Such stigmatizing beliefs are supported by societal factors such as HIV criminalization laws, Mr. Millett said. He pointed to the fact that 29 states still have HIV-specific criminalization laws on the books and while over 800 people have been prosecuted using these laws, none of the prosecutions were for any actual HIV transmission. He highlighted a CDC assessment that found that HIV criminalization laws have no detectable HIV prevention effect given there was no association with HIV diagnosis rates or AIDS diagnoses in states with such laws.

Further, he observed that not only are people with or at risk for HIV too often stigmatized, but the effective tools to prevent HIV such as PrEP are also stigmatized. A recent study found that individuals who experienced a high degree of stigma around their choice to use PrEP were 50% less likely to be on PrEP at their next clinical visit. Additionally, he pointed to syringe services programs (SSPs) that are known to reduce the risk of HIV transmission among people who inject drugs. Yet, stigma related to both HIV and people who use drugs limits public support for SSPs, limiting their expansion in many communities that could benefit from them, he said.
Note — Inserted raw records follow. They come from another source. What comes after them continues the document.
__global__ __launch_bounds__(256) void split_top2_select_kernel(const unsigned long long* __restrict__ keys,
                                                                const float* __restrict__ lob, long m, int nslot,
                                                                const float* __restrict__ xnorm,
                                                                const float* __restrict__ cg,
                                                                int* __restrict__ labels, float* __restrict__ dist,
                                                                int* __restrict__ flagged, int* __restrict__ n_flagged,
                                                                float xadd = 0.f, float z = 0.f, float z2 = 0.f,
                                                                const int* __restrict__ ovf = nullptr,
                                                                float* __restrict__ thr_out = nullptr) {
  const long i = (long)blockIdx.x * 256 + threadIdx.x;
  if (i >= m) return;
  unsigned long long k1 = ~0ull;
  int s1 = 0;
  for (int s = 0; s < nslot; ++s) {
    const unsigned long long v = keys[(long)s * m + i];
    if (v < k1) { k1 = v; s1 = s; }
  }
  const float xn = xnorm[i];
  const float xs0 = sqrtf(fmaxf(xn, 0.f));
  const float xs = xs0 + xadd;
  const float c2 = 2.f * fmaf(z, xs0, z2);
  float low = __builtin_huge_valf();
  for (int s = 0; s < nslot; ++s) {
    low = fminf(low, lob[(long)s * m + i]);
    const unsigned long long v = keys[(long)s * m + i];
    if (s != s1 && v != ~0ull) low = fminf(low, fmaf(-xs, cg[(int)(v & 0xffffffffu)], unorderable((unsigned)(v >> 32))));
  }
  const float bv = unorderable((unsigned)(k1 >> 32));
  if (k1 != ~0ull && !(ovf && *ovf) && low > fmaf(xs, cg[(int)(k1 & 0xffffffffu)], bv) + c2) {
    labels[i] = (int)(k1 & 0xffffffffu);
    const float d = bv + xn;
    dist[i] = d > 0.f ? d : 0.f;
  } else {
    const int p = atomicAdd(n_flagged, 1);
    flagged[p] = (int)i;
    if (thr_out)
      thr_out[p] = (k1 != ~0ull && !(ovf && *ovf)) ? fmaf(xs, cg[(int)(k1 & 0xffffffffu)], bv) + c2
                                                   : __builtin_huge_valf();
  }
}
// ... 220 lines not shown
  return srml_nearest_centroid_split_tiled_np(XP, m, xrows, kp, CP, k, crows, cnorm, best, 6, stream);
}

SRML_API int srml_nearest_centroid_split_top2(const unsigned short* XP, long m, long xrows, int kp,
                                              const unsigned short* CP, int k, long crows, const float* cnorm,
                                              const float* cg, const float* xnorm, unsigned long long* keys,
                                              float* lob, hipStream_t stream) {
  if (m <= 0 || k <= 0) return 0;
  if ((kp & 15) || xrows < m || crows < k || (crows & 255) || (xrows & 255)) return -2;
  if ((reinterpret_cast<uintptr_t>(XP) & 15) || (reinterpret_cast<uintptr_t>(CP) & 15)) return -5;
  const long rt = (m + 255) / 256;
  const int bn = split3_bn();
  const int ct = (k + bn - 1) / bn;
  const long nb = rt * ct;
  if (nb > srml_max_blocks(512)) return -3;
  static const bool prio = !(getenv("SRML_SPLIT_PRIO") && atoi(getenv("SRML_SPLIT_PRIO")) == 0);
#define SRML_TOP2(WNN, PR, T)                                                                                    \
  hipLaunchKernelGGL((nearest_centroid_split_glds_kernel<true, 3, true, WNN, PR>), dim3((unsigned)nb), dim3(T), 0, \
                     stream, XP, m, xrows, kp, CP, k, crows, cnorm, keys, (int)ct, lob, cg, xnorm)
  if (bn == 128 && prio) SRML_TOP2(2, true, 256);
  else if (bn == 128) SRML_TOP2(2, false, 256);
  else if (prio) SRML_TOP2(4, true, 512);
  else SRML_TOP2(4, false, 512);
#undef SRML_TOP2
  return srml_status();
}

SRML_API int srml_nearest_centroid_split_top2_nslot(int k) {
  const int bn = split3_bn();
  return ((k + bn - 1) / bn) * (bn / 64);
}

SRML_API int srml_split_top2_select(const unsigned long long* keys, const float* lob, long m, int nslot,
                                    const float* xnorm, const float* cg, int* labels, float* dist, int* flagged,
                                    int* n_flagged, hipStream_t stream) {
  if (m <= 0) return 0;
  hipLaunchKernelGGL(split_top2_select_kernel, dim3((unsigned)((m + 255) / 256)), dim3(256), 0, stream, keys, lob, m,
                     nslot, xnorm, cg, labels, dist, flagged, n_flagged);
  return srml_status();
}

SRML_API int srml_split_scatter_refined(const unsigned long long* best, const int* rows, int nf, const float* xnorm,
                                        int* labels, float* dist, hipStream_t stream) {
  if (nf <= 0) return 0;
  hipLaunchKernelGGL(split_scatter_refined_kernel, dim3((unsigned)((nf + 255) / 256)), dim3(256), 0, stream, best,
                     rows, nf, xnorm, labels, dist);
  return srml_status();
}

static int f16_bn() {
  static const int bn = getenv("SRML_F16_BN") && atoi(getenv("SRML_F16_BN")) == 128 ? 128 : 256;
  return bn;
}
static int f16_slots_per_tile() { return f16_bn() / 64; }

template <typename T>
__global__ __launch_bounds__(256) void f16_centre_prep_kernel(const T* __restrict__ C, int k, int n,
                                                              const float* __restrict__ mu, float tau2, int approx,
                                                              float* __restrict__ W, float* __restrict__ cn,
                                                              float* __restrict__ cg, int* __restrict__ zero2) {
  const int j = blockIdx.x * 4 + (threadIdx.x >> 6);
  const int lane = threadIdx.x & 63;
  if (blockIdx.x == 0 && threadIdx.x < 2) zero2[threadIdx.x] = 0;
  if (j >= k) return;
  double a = 0.0;
  for (int d = lane; d < n; d += 64) {
    const float w = (float)((double)C[(long)j * n + d] - (double)mu[d]);
    W[(long)j * n + d] = w;
    a += (double)w * (double)w;
  }
  for (int o = 32; o > 0; o >>= 1) a += __shfl_xor(a, o, 64);
  if (lane == 0) {
    const float c = (float)a;
    cn[j] = c;
    cg[j] = approx ? 0.f : tau2 * sqrtf(c > 0.f ? c : 0.f);
  }
}

SRML_API int srml_f16_centre_prep(const void* C, int c_f64, int k, int n, const float* mu, float tau2, int approx,
                                  float* W, float* cn, float* cg, int* zero2, hipStream_t stream) {
  if (k <= 0) return 0;
  const dim3 grid((unsigned)((k + 3) / 4));
  if (c_f64)
    hipLaunchKernelGGL(f16_centre_prep_kernel<double>, grid, dim3(256), 0, stream,
                       reinterpret_cast<const double*>(C), k, n, mu, tau2, approx, W, cn, cg, zero2);
  else
    hipLaunchKernelGGL(f16_centre_prep_kernel<float>, grid, dim3(256), 0, stream, reinterpret_cast<const float*>(C),
                       k, n, mu, tau2, approx, W, cn, cg, zero2);
  return srml_status();
}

One factor that may enable this enduring stigma, Mr. Millett posited, is Americans’ lack of personal knowledge of people living with HIV. A Kaiser Family Foundation study found that only 45% of Americans say they know someone with HIV. To counter that, he encouraged more people living with HIV to be open about their status since that would contribute to stigma reduction. He also applauded creative efforts from the HIV community to combat stigma. These included public announcements by people living with HIV of their status on social media, anti-stigma campaigns, and even a series of social media videos about living with HIV.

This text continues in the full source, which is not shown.